[Stored data]
def _declarator(text, table, context):
    m = re.fullmatch(r"([\w\s*]*?)(\w+)\s*(?:\[\s*(\d+)\s*\])?", text.strip())
    if not m:
        _refuse("cannot parse the declarator", context)
    if _ctype(m[1]) not in table:
        _refuse(f"unknown type {_ctype(m[1])!r}", context)
    ctype = table[_ctype(m[1])]
    return m[2], (ctype * int(m[3]) if m[3] else ctype)


def _has_sizeof_row(cls):
    return cls._fields_[0][0] != "struct_bytes"


def parse_header(text, names=STRUCT_NAMES):
    text = re.sub(r"/\*.*?\*/", " ", text, flags=re.S)
    consts = {k: int(v) for k, v in re.findall(r"^[ \t]*#[ \t]*define[ \t]+(VIVIM_\w+)[ \t]+(-?\d+)[ \t]*$", text, flags=re.M)}
    by_c_name = {}

    def struct(m):
        body, c_name = m[1], m[2]
        if "{" in body or "#" in body:
            _refuse("nested braces or a preprocessor line in a struct", m[0])
        if c_name not in names:
            _refuse("a struct without a Python name in STRUCT_NAMES", c_name)
        types = {**_FIELD_TYPES, **by_c_name}
        fields = []
        for stmt in filter(None, (s.strip() for s in body.split(";"))):
            base = re.match(r"(?:const\s+)?\w+", stmt) or _refuse("cannot parse the field", stmt)
            first, *more = stmt.split(",")
            for decl in [first] + [f"{base[0]} {d}" for d in more]:
                fields.append(_declarator(decl, types, stmt))
        by_c_name[c_name] = type(names[c_name], (ctypes.Structure,), {"_fields_": fields, "__module__": __name__})
        return " "

    def enum(m):
        for item in filter(None, (s.strip() for s in m[1].split(","))):
            kv = re.fullmatch(r"(\w+)\s*=\s*(-?\d+)", item) or _refuse("cannot parse the enumerator", item)
            consts[kv[1]] = int(kv[2])
        return " "

    text = re.sub(r"typedef\s+struct\s*\{(.*?)\}\s*(\w+)\s*;", struct, text, flags=re.S)
    text = re.sub(r"(?:typedef\s+)?enum\s*\{([^{}]*)\}\s*\w*\s*;", enum, text)
    missing = [c for c in names if c not in by_c_name]
    if missing:
        _refuse("STRUCT_NAMES names structs the header does not have", ", ".join(missing))
    text = re.sub(r"^[ \t]*#[ \t]*ifdef[ \t]+__cplusplus\b.*?^[ \t]*#[ \t]*endif\b", " ", text, flags=re.S | re.M)
    for line in re.findall(r"^[ \t]*#.*$", text, flags=re.M):
        if not re.match(_DIRECTIVES, line):
            _refuse("a preprocessor line it does not know", line)
    text = re.sub(r"^[ \t]*#.*$", " ", text, flags=re.M)

    entries = {}
    for decl in filter(None, (s.strip() for s in text.split(";"))):
        m = re.fullmatch(r"([\w\s*]+?)(\w+)\s*\(([\w\s*,]*)\)", decl) or _refuse("cannot parse the declaration", decl)
        if _ctype(m[1]) not in _RESTYPES:
            _refuse(f"unknown return type {_ctype(m[1])!r}", decl)
        args = [] if m[3].strip() == "void" else [a.strip() for a in m[3].split(",")]
        stream = bool(args) and re.fullmatch(r"void\s*\*\s*stream", args[-1]) is not None
        args = args[:-1] if stream else args
        params, extra = None, []
        for k, arg in enumerate(args):
            p = re.fullmatch(r"const\s+(vivim_\w+)\s*\*\s*\w+", arg) if k == 0 else None
            if not p:
                extra.append(_declarator(arg, _ARG_TYPES, decl)[1])
            elif p[1] not in by_c_name:
                _refuse(f"unknown struct {p[1]}", decl)
            elif _has_sizeof_row(by_c_name[p[1]]):
                params = by_c_name[p[1]]
            else:
                extra.append(ctypes.POINTER(by_c_name[p[1]]))
        entries[m[2]] = Entry(params, tuple(extra), stream, _RESTYPES[_ctype(m[1])])
    return consts, {names[c]: by_c_name[c] for c in names}, entries


def _read_header(path=None):
    path = path or HEADER
    try:
        with open(path) as f:
            return f.read()
    except OSError as e:
        raise ImportError(f"{path} cannot be read ({e}): the binding is derived from it") from e


_consts, _classes, ENTRY_POINTS = parse_header(_read_header())
globals().update(_classes)
STRUCTS = tuple(c for c in _classes.values() if _has_sizeof_row(c))
EXPORTS = tuple(ENTRY_POINTS)
ABI_VERSION = _consts["VIVIM_ABI_VERSION"]
F32, F16, BF16 = _consts["VIVIM_F32"], _consts["VIVIM_F16"], _consts["VIVIM_BF16"]
OPT_CHUNK, OPT_MAX_TENSORS, OPT_STATE_WORDS = (_consts["VIVIM_OPT_" + n] for n in ("CHUNK", "MAX_TENSORS", "STATE_WORDS"))
ALL_ENTRY_POINTS = dict(ENTRY_POINTS)
for _file, (_names, _entries) in EXTENSIONS.items():
    _path = os.path.join(os.path.dirname(HEADER), _file)
    _, _ext_classes, _parsed = parse_header(_read_header(_path), _names)
    if any(_has_sizeof_row(c) for c in _ext_classes.values()) or set(_parsed) & set(ALL_ENTRY_POINTS) \
            or set(_ext_classes) & set(globals()):
        raise ImportError(f"{_path}: a struct that does not open with struct_bytes, or a name another header already declares")
    _entries.update(_parsed)
    ALL_ENTRY_POINTS.update(_parsed)
    globals().update(_ext_classes)
EXT_ENTRY_POINTS = EXTENSIONS[os.path.basename(EXT_HEADER)][1]

_lib = None


def build(force=False):
    if force:
        subprocess.check_call(["make", "-C", CSRC, "clean"])
    subprocess.check_call(["make", "-C", CSRC, "-j4"])
    return SO_PATH


def lib():
    global _lib
    if _lib is None:
        if not os.path.exists(SO_PATH):
            raise ImportError(
                f"{SO_PATH} is missing: run `python -c 'import __graft_entry__ as g; g.build()'` "
                "(or `make -C vivim_amd/csrc`). vivim_amd has no fallback path.")
        L = ctypes.CDLL(SO_PATH)
        for name, e in ALL_ENTRY_POINTS.items():
            fn = getattr(L, name)
            fn.argtypes = ([ctypes.POINTER(e.struct)] if e.struct else []) + list(e.extra) + ([vp] if e.stream else [])
            fn.restype = e.restype
        if L.vivim_abi_version() != ABI_VERSION:
            raise ImportError("libvivim_hip.so ABI version mismatch")
        for which, st in enumerate(STRUCTS):
            if L.vivim_sizeof(which) != ctypes.sizeof(st):
                raise ImportError(f"struct layout mismatch for {st.__name__}: "
                                  f"C {L.vivim_sizeof(which)} vs ctypes {ctypes.sizeof(st)}")
        _lib = L
    return _lib


_ISIZE = {F32: 4, F16: 2, BF16: 2}


def algorithmic_bytes(name, P):
    name = name.removesuffix("_det")
    f = P.f if isinstance(P, (SsmBwdParams, ConvBwdParams)) else P
    if name.startswith("vivim_opt"):
        if name.endswith("finalise"):
            return 8 * P.total_blocks + 4 * OPT_STATE_WORDS
        n = sum(P.numel[i] for i in range(P.count) if P.grads[i])
        if name.endswith("_mw"):
            return 2 * n + 8 * P.n_blocks if name.endswith("stats_mw") else 28 * n
        return 4 * n + 8 * P.n_blocks if name.endswith("stats") else 28 * n
    if name.startswith("vivim_add_layernorm"):
        n = P.batch * P.seqlen * P.channels
        if not P.weight:
            return n * ((2 if name.endswith("fwd") else 1) * _ISIZE[P.itype] + _ISIZE[P.btype])
        if name.endswith("fwd"):
            return n * (2 * _ISIZE[P.itype] + _ISIZE[P.btype] + _ISIZE[P.otype]) + 8 * P.batch * P.seqlen + 8 * P.channels
        res = (_ISIZE[P.itype] if P.dres else 0) + (_ISIZE[P.otype] if P.dy else 0) + (_ISIZE[P.btype] if P.dbranch else 0)
        return n * (2 * _ISIZE[P.itype] + res) + 8 * P.batch * P.seqlen + 12 * P.channels
    if name.startswith("vivim_token_add_norm"):
        n, b, r = P.rows * P.channels, _ISIZE[P.btype], _ISIZE[P.rtype]
        stats = 8 * P.rows if P.mean and P.weight else 0
        small = (4 * (P.rows // P.rows_per_sample) if P.scale else 0) + (4 * P.channels if P.weight else 0)
        if name.endswith("fwd"):
            small += 4 * P.channels if P.weight and P.bias else 0
            return n * (b + (r if P.res else 0) + (r if P.res_out else 0) + (b if P.weight else 0)) + stats + small
        norm = bool(P.weight and P.dy)
        small += (4 * P.channels if norm and P.dweight else 0) + (4 * P.channels if norm and P.dbias else 0)
        return (n * ((r + b if norm else 0) + (r if P.dres else 0) + (r if P.dres_in else 0) + (b if P.dbranch else 0))
                + (stats if norm else 0) + small)
    if name.startswith("vivim_token_layernorm"):
        n = P.rows * P.channels
        stats = 8 * P.rows if P.mean else 0
        if name.endswith("fwd"):
            return n * (_ISIZE[P.itype] + _ISIZE[P.otype]) + stats
        return n * (2 * _ISIZE[P.itype] + _ISIZE[P.otype]) + stats + 12 * P.channels
    if name.startswith("vivim_decode_head"):
        px = sum(P.map_h[s] * P.map_w[s] for s in range(P.n_maps))
        return (P.batch * (px * P.hidden + P.classes * P.out_h * P.out_w) * _ISIZE[P.itype]
                + 4 * (P.hidden + P.classes * P.hidden + P.classes))
    if name.startswith("vivim_head_concat"):
        px = P.out_h * P.out_w
        maps = sum(P.map_c[s] * (P.map_h[s] * P.map_w[s] + px) for s in range(P.n_maps)) * _ISIZE[P.itype]
        return P.batch * (maps + sum(P.map_c[s] * px for s in range(P.n_maps) if P.keep[s]))
    if name.startswith("vivim_upsample"):
        return P.batch * P.channels * (P.in_h * P.in_w + P.out_h * P.out_w) * _ISIZE[P.itype]
    if name.startswith("vivim_seg_metrics"):
        n = P.batch * P.pixels
        return n * (P.classes * _ISIZE[P.itype] + (8 if P.ttype == 0 else 1) + (1 if P.pred else 0)) + 12 * P.batch * P.classes
    if name.startswith("vivim_structure_loss"):
        n = P.batch * P.height * P.width
        return (n * ((2 if name.endswith("bwd") else 1) * P.classes * _ISIZE[P.itype] + (8 if P.ttype == 0 else 1))
                + 12 * P.batch * P.classes)
    if name.startswith("vivim_seg_loss"):
        n = P.batch * P.pixels
        return (n * ((2 if name.endswith("bwd") else 1) * P.classes * _ISIZE[P.itype] + (8 if P.ttype == 0 else 1))
                + 8 * P.batch * P.classes)
    if name.startswith("vivim_binary_metrics"):
        n = P.batch * P.height * P.width
        return (3 * n * (_ISIZE[P.ptype] + _ISIZE.get(P.gtype, 1)) + P.batch * (72 + (4096 if P.hist else 0))
                + (160 if P.state else 0))
    if name.startswith("vivim_selective_scan"):
        s = _ISIZE[f.itype]
        act = f.batch * f.dim * f.seqlen * s
        bc = (f.batch * f.n_groups * f.dstate * f.seqlen) if f.is_variable_B else f.dim * f.dstate
        has_z = bool(f.z)
        if name.endswith("fwd_lean"):
            return (4 if has_z else 3) * act + 2 * bc * (s if f.is_variable_B else 4) + 4 * (f.dim * f.dstate + 2 * f.dim)
        if name.endswith("fwd"):
            n_act = 3 + (2 if has_z else 0)
            return n_act * act + 2 * bc * (s if f.is_variable_B else 4) + 4 * (f.dim * f.dstate + 2 * f.dim)
        n_act = 5 + (3 if has_z else 0) + (1 if (has_z and f.out_z) else 0)
        return (n_act * act + 2 * bc * (s if f.is_variable_B else 4) + 2 * bc * 4
                + 4 * (2 * f.dim * f.dstate + 4 * f.dim))
    if name.endswith("_update"):
        return 0
    if name.startswith("vivim_dir"):
        return 4 * P.batch * P.channels * P.seqlen * _ISIZE[P.itype]
    if name.startswith("vivim_dwconv"):
        act = P.batch * P.depth * P.height * P.width * P.channels * _ISIZE[P.itype]
        return 2 * act + 4 * P.channels * (P.kd * 9 + 1)
    if name.startswith("vivim_layernorm"):
        n = P.batch * P.seqlen * P.channels
        if name.endswith("fwd"):
            return n * (_ISIZE[P.itype] + _ISIZE[P.otype]) + 8 * P.batch * P.seqlen + 8 * P.channels
        return n * (2 * _ISIZE[P.itype] + _ISIZE[P.otype]) + 8 * P.batch * P.seqlen + 12 * P.channels
    if name.startswith("vivim_wgrad"):
        return P.groups * ((P.m + P.n) * P.k * _ISIZE[P.itype] + 4 * P.m * P.n)
    s = _ISIZE[f.itype]
    act = f.batch * f.dim * f.seqlen * s
    if name.endswith("fwd"):
        return 2 * act + 4 * f.dim * (f.width + 1)
    return 3 * act + 8 * f.dim * (f.width + 1)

The problem: What is needed is an exact copy of the lines from the one containing "return P.groups *" through the final line of the data, both included, and nothing more.

Finished exercise:
        return P.groups * ((P.m + P.n) * P.k * _ISIZE[P.itype] + 4 * P.m * P.n)
    s = _ISIZE[f.itype]
    act = f.batch * f.dim * f.seqlen * s
    if name.endswith("fwd"):
        return 2 * act + 4 * f.dim * (f.width + 1)
    return 3 * act + 8 * f.dim * (f.width + 1)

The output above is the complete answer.